ABOUT THIS EXERCISE:
Filter these records by the string "nsteps", copying each line that holds it.

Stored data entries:
..............................
typedef struct vmasr_spectral_item {
    const float *W;
    float *u, *v, *t, *s;
    int32_t R, C, row_block_start, col_tile_start;
} vmasr_spectral_item;
int vmasr_spectral_power_iter_batched(const vmasr_spectral_item *items, int32_t n, int32_t total_row_blocks,
                                      int32_t total_col_tiles, int64_t weight_bytes, int32_t n_iter, float eps,
                                      float *sigma, vmasr_stream_t stream);

int vmasr_im2col_kx1(const void *x, void *cols, int64_t N, int32_t H, int32_t C, int32_t k, int32_t stride,
                     int32_t pad, int64_t rows_out, int32_t dtype, vmasr_stream_t stream);
int vmasr_im2col_kx1_split(const float *x, void *hi, void *lo, int64_t N, int32_t H, int32_t C, int32_t k, int32_t stride,
                           int32_t pad, int64_t rows_out, vmasr_stream_t stream);
int vmasr_col2im_kx1(const void *dcols, void *dx, int64_t N, int32_t H, int32_t C, int32_t k, int32_t stride,
                     int32_t pad, int32_t dtype, vmasr_stream_t stream);
int vmasr_im2col_kx1_split_multi(const float *const *xs, const int64_t *Ns, const int32_t *Hs, int32_t n, void *hi, void *lo,
                                 int32_t C, int32_t k, int32_t stride, int32_t pad, int64_t rows_out, vmasr_stream_t stream);
int vmasr_im2col_kx1_split3_multi(const float *const *xs, const int64_t *Ns, const int32_t *Hs, int32_t n, void *cat3, int32_t C,
                                  int32_t k, int32_t stride, int32_t pad, int64_t rows_out, vmasr_stream_t stream);
int vmasr_col2im_kx1_multi(const void *dcols, void *const *dxs, const int64_t *Ns, const int32_t *Hs, int32_t n, int32_t C,
                           int32_t k, int32_t stride, int32_t pad, int64_t rows, int32_t dtype, vmasr_stream_t stream);
int vmasr_col2im_kx1_stacked(const void *dcols, void *dx, const int64_t *Ns, const int32_t *Hs, int32_t n, int32_t C, int32_t k, int32_t stride,
                             int32_t pad, int64_t rows, int64_t dx_rows, int32_t dtype, vmasr_stream_t stream);
int vmasr_stack_rows(const void *const *srcs, const int64_t *Ms, int32_t n, void *full, int64_t rows, int64_t row_bytes,
                     vmasr_stream_t stream);


int vmasr_bias_gelu_fwd(float *acc, const float *bias, float *act, int32_t slots, int64_t M, int32_t N, int32_t parts,
                        vmasr_stream_t stream);
int vmasr_weight_prep_split(const float *w, void *out, int32_t n, int32_t N, int32_t K, vmasr_stream_t stream);
int vmasr_weight_transpose(const float *w, void *hi, void *lo, float *out32, int32_t n, int32_t N, int32_t Cin, int32_t k,
                           vmasr_stream_t stream);
int vmasr_sum_parts(const float *parts, float *out, int32_t P, int32_t n, int32_t S, int64_t NK, vmasr_stream_t stream);
int vmasr_gelu_bwd_split(const float *pre, const float *g, void *hi, void *lo, void *cat3, float *db, int32_t slots, int64_t M,
                         int32_t N, vmasr_stream_t stream);
int vmasr_gelu_bwd(const float *pre, const float *g, float *gx, float *db, int32_t slots, int64_t M, int32_t N, vmasr_stream_t stream);
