template <int DT>
__global__ void __launch_bounds__(FNT, 1) stem_fwd_kernel(StemFwdArgs a) {
  extern __shared__ __attribute__((aligned(16))) unsigned char smem[];
  const StemGeo G = a.G;
  const int YB = 2 * G.Wout * 128;
  const int SB = 4 * G.SP;
  unsigned char* E = smem;
  unsigned char* Y = E + RING * G.ROWB;
  bf16_t* S = reinterpret_cast<bf16_t*>(Y + 2 * YB);
  const int tid = threadIdx.x, lane = tid & 63, wid = tid >> 6;
  const bool train = a.stats != nullptr;
  {
    const int tot16 = (RING * G.ROWB + 2 * YB + 2 * SB * 2) / 16;
    for (int e = tid; e < tot16; e += FNT) reinterpret_cast<uint4*>(smem)[e] = make_uint4(0, 0, 0, 0);
  }
  __syncthreads();
  const int nimg = a.N > (int)blockIdx.x ? (a.N - 1 - (int)blockIdx.x) / (int)gridDim.x + 1 : 0;
  const int SPI = G.PH + 2;
  const int nsteps = nimg * SPI;
  auto img_base = [&](int q) -> long long {
    const int n = (int)blockIdx.x + q * (int)gridDim.x;
    long long row = a.idx ? a.idx[n] : (long long)n;
    row = row < 0 ? 0 : row >= a.nimg ? a.nimg - 1 : row;
    return row * G.Hin * G.Win * 3;
  };
  const bool mw = wid < 4;
  if (mw) {
    const int slot = wid >> 1, cb = wid & 1, hh = lane >> 5;
    bf16x8 wa[11];
#pragma unroll
    for (int s = 0; s < 11; ++s)
      wa[s] = *reinterpret_cast<const bf16x8*>(a.wk + (32 * cb + (lane & 31)) * SKP + 16 * s + 8 * hh);
    uint32_t flm[4][2];
#pragma unroll
    for (int g4 = 0; g4 < 4; ++g4)
#pragma unroll
      for (int h = 0; h < 2; ++h) {
        const int co = 32 * cb + 8 * g4 + 4 * hh + 2 * h;
        flm[g4][h] = (a.gamma[co] < 0.f ? 0xffffu : 0u) | (a.gamma[co + 1] < 0.f ? 0xffff0000u : 0u);
      }
    float st_s[16], st_q[16];
#pragma unroll
    for (int r = 0; r < 16; ++r) st_s[r] = st_q[r] = 0.f;
    for (int st = 0; st <= nsteps; ++st) {
      lds_barrier();
      if (st == nsteps) break;
      const int kk = st % SPI;
      if (kk < 2) continue;
      const int i = kk - 2;
      unsigned char* Yt = Y + (st & 1) * YB;
      int ro[7];
      ring_rows(ro, 4 * i - 3 + 2 * slot, G.ROWB);
#pragma unroll
      for (int mb = 0; mb < 4; ++mb) {
        if (32 * mb >= G.Wout) break;
        const int px = 32 * mb + (lane & 31);
        const int pxb = min(px, G.Wout - 1);
        f32x16 acc = conv_tile<4>(wa, E, ro, pxb * 48, hh);
        const bool valid = px < G.Wout;
        if (32 * mb + 32 > G.Wout) {
#pragma unroll
          for (int r = 0; r < 16; ++r) acc[r] = valid ? acc[r] : 0.f;
        }
#pragma unroll
        for (int r = 0; r < 16; ++r) {
          st_s[r] += acc[r];
          st_q[r] = fmaf(acc[r], acc[r], st_q[r]);
        }
        if (valid) {
#pragma unroll
          for (int g4 = 0; g4 < 4; ++g4) {
            const uint32_t k0 = mono2(pack_bf2(acc[4 * g4 + 0], acc[4 * g4 + 1])) ^ flm[g4][0];
            const uint32_t k1 = mono2(pack_bf2(acc[4 * g4 + 2], acc[4 * g4 + 3])) ^ flm[g4][1];
            *reinterpret_cast<uint2*>(Yt + yoff(slot, px, 4 * cb + g4, G.Wout) + 8 * hh) = make_uint2(k0, k1);
          }
        }
      }
    }
    if (!train) return;
    float* red = reinterpret_cast<float*>(smem);
    __syncthreads();
#pragma unroll
    for (int r = 0; r < 16; ++r) {
      red[((wid * 2 + 0) * 16 + r) * 64 + lane] = st_s[r];
      red[((wid * 2 + 1) * 16 + r) * 64 + lane] = st_q[r];
    }
    __syncthreads();
    if (tid < 2 * SCO) {
      const int co = tid & 63, which = tid >> 6;
      const int c = co >> 5, cl = co & 31, h = (cl >> 2) & 1, r = (cl & 3) + 4 * (cl >> 3);
      float sum = 0.f;
      for (int sl = 0; sl < 2; ++sl) {
        const float* rp = red + (((2 * sl + c) * 2 + which) * 16 + r) * 64 + 32 * h;
        for (int l = 0; l < 32; ++l) sum += rp[l];
      }
      a.stats[(long long)blockIdx.x * 2 * SCO + which * SCO + co] = sum;
    }
    return;
  }
  const int vt = tid - 256;
  RawMap<FVT, FRU> rm;
  rm.init(vt, G.Win, a.nsc, a.nbi);
  EMap em;
  em.init(vt, G.Wout);
  RawUnit ru[FRU];
  const bool pact = vt < G.PW * 8;
  const int pj = vt >> 3, pc8 = vt & 7;
  uint32_t pflip[4];
#pragma unroll
  for (int k = 0; k < 4; ++k) {
    const int c = pc8 * 8 + 2 * k;
    pflip[k] = (pact && a.gamma[c] < 0.f ? 0xffffu : 0u) |
               (pact && a.gamma[c + 1] < 0.f ? 0xffff0000u : 0u);
  }
  int pv[8];
  long long bcur = nimg > 0 ? img_base(0) : 0, bnext = nimg > 1 ? img_base(1) : 0;
  int bq = 0;
  auto base = [&](int qq) {
    if (qq != bq) {
      bcur = bnext;
      bq = qq;
      bnext = qq + 1 < nimg ? img_base(qq + 1) : 0;
    }
    return bcur;
  };
  auto plan = [&](int t, int& pq, int& piy) -> int {
    if (t >= nsteps) return 0;
    pq = t / SPI;
    const int k = t - pq * SPI;
    if (k == 0) { piy = 0; return 4; }
    if (k == 1) { piy = 4; return 2; }
    if (k - 2 + 1 < G.PH) { piy = 4 * (k - 2) + 6; return 4; }
    return 0;
  };
  int pend = 0;
  if (nimg > 0) {
    rm.load<DT>(ru, a.img, bcur, G.Hin, G.Win, 0, 4);
    rm.store<DT>(ru, S + 1 * SB, G.SP, 4);
    int pq = 0, piy = 0;
    pend = plan(1, pq, piy);
    if (pend) rm.load<DT>(ru, a.img, base(pq), G.Hin, G.Win, piy, pend);
  }
  for (int st = 0; st <= nsteps; ++st) {
    lds_barrier();
    const int q = st / SPI, kk = st - q * SPI;
    if (pend) rm.store<DT>(ru, S + (st & 1) * SB, G.SP, pend);
    {
      int pq = 0, piy = 0;
      pend = plan(st + 2, pq, piy);
      if (pend) rm.load<DT>(ru, a.img, base(pq), G.Hin, G.Win, piy, pend);
    }
    if (st >= 1) {
      const int ps = st - 1, pq = ps / SPI, pk = ps - pq * SPI;
      if (pk >= 2 && pact) {
        const int i = pk - 2;
        const unsigned char* Yt = Y + (ps & 1) * YB;
        if (i == 0) {
#pragma unroll
          for (int c = 0; c < 8; ++c) pv[c] = INT_MIN;
        }
        int hk[2][8];
#pragma unroll
        for (int sl = 0; sl < 2; ++sl) {
          uint4 w[3];
#pragma unroll
          for (int kw = 0; kw < 3; ++kw) {
            const int px = 2 * pj - 1 + kw;
            w[kw] = (px >= 0 && px < G.Wout) ? *reinterpret_cast<const uint4*>(Yt + yoff(sl, px, pc8, G.Wout))
                                             : make_uint4(0x80008000u, 0x80008000u, 0x80008000u, 0x80008000u);
          }
#pragma unroll
          for (int c = 0; c < 8; ++c) {
            const int sh = 16 * (c & 1);
            int k3[3];
#pragma unroll
            for (int kw = 0; kw < 3; ++kw) {
              const uint32_t ww[4] = {w[kw].x, w[kw].y, w[kw].z, w[kw].w};
              const uint32_t d = ww[c >> 1];
              k3[kw] = (int)((sh ? (d & 0xffff0000u) : (d << 16)) | (uint32_t)(2 - kw));
            }
            hk[sl][c] = max(max(k3[0], k3[1]), k3[2]);
          }
        }
        uint32_t o[4] = {0, 0, 0, 0}, cd = 0;
#pragma unroll
        for (int c = 0; c < 8; ++c) {
          const int v = max(max(pv[c] | 8, hk[0][c] | 4), hk[1][c]);
          cd |= ((uint32_t)v & 15u) << (4 * c);
          o[c >> 1] |= ((uint32_t)v >> 16) << (16 * (c & 1));
          pv[c] = hk[1][c];
        }
#pragma unroll
        for (int k = 0; k < 4; ++k) o[k] = mono2(o[k] ^ pflip[k]);
        const int n = (int)blockIdx.x + pq * (int)gridDim.x;
        const long long po = (((long long)n * G.PH + i) * G.PW + pj) * SCO + pc8 * 8;
        __builtin_nontemporal_store((nt4){o[0], o[1], o[2], o[3]}, reinterpret_cast<nt4*>(a.pext + po));
        __builtin_nontemporal_store(cd, reinterpret_cast<uint32_t*>(a.code + po / 2));
      }
    }
    if (st < nsteps) {
      const bf16_t* Sp = S + ((st - 1) & 1) * SB;
      if (kk == 0) em.build(E, Sp, G, -3, 7, -3);
      else if (kk == 1) em.build(E, Sp, G, 4, 2, 0);
      else if (kk - 2 + 1 < G.PH) em.build(E, Sp, G, 4 * (kk - 2) + 6, 4, 0);
    }
  }
  if (train) {
    __syncthreads();
    __syncthreads();
  }
}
..............................
REPLY:
  const int nsteps = nimg * SPI;
    for (int st = 0; st <= nsteps; ++st) {
      if (st == nsteps) break;
    if (t >= nsteps) return 0;
  for (int st = 0; st <= nsteps; ++st) {
    if (st < nsteps) {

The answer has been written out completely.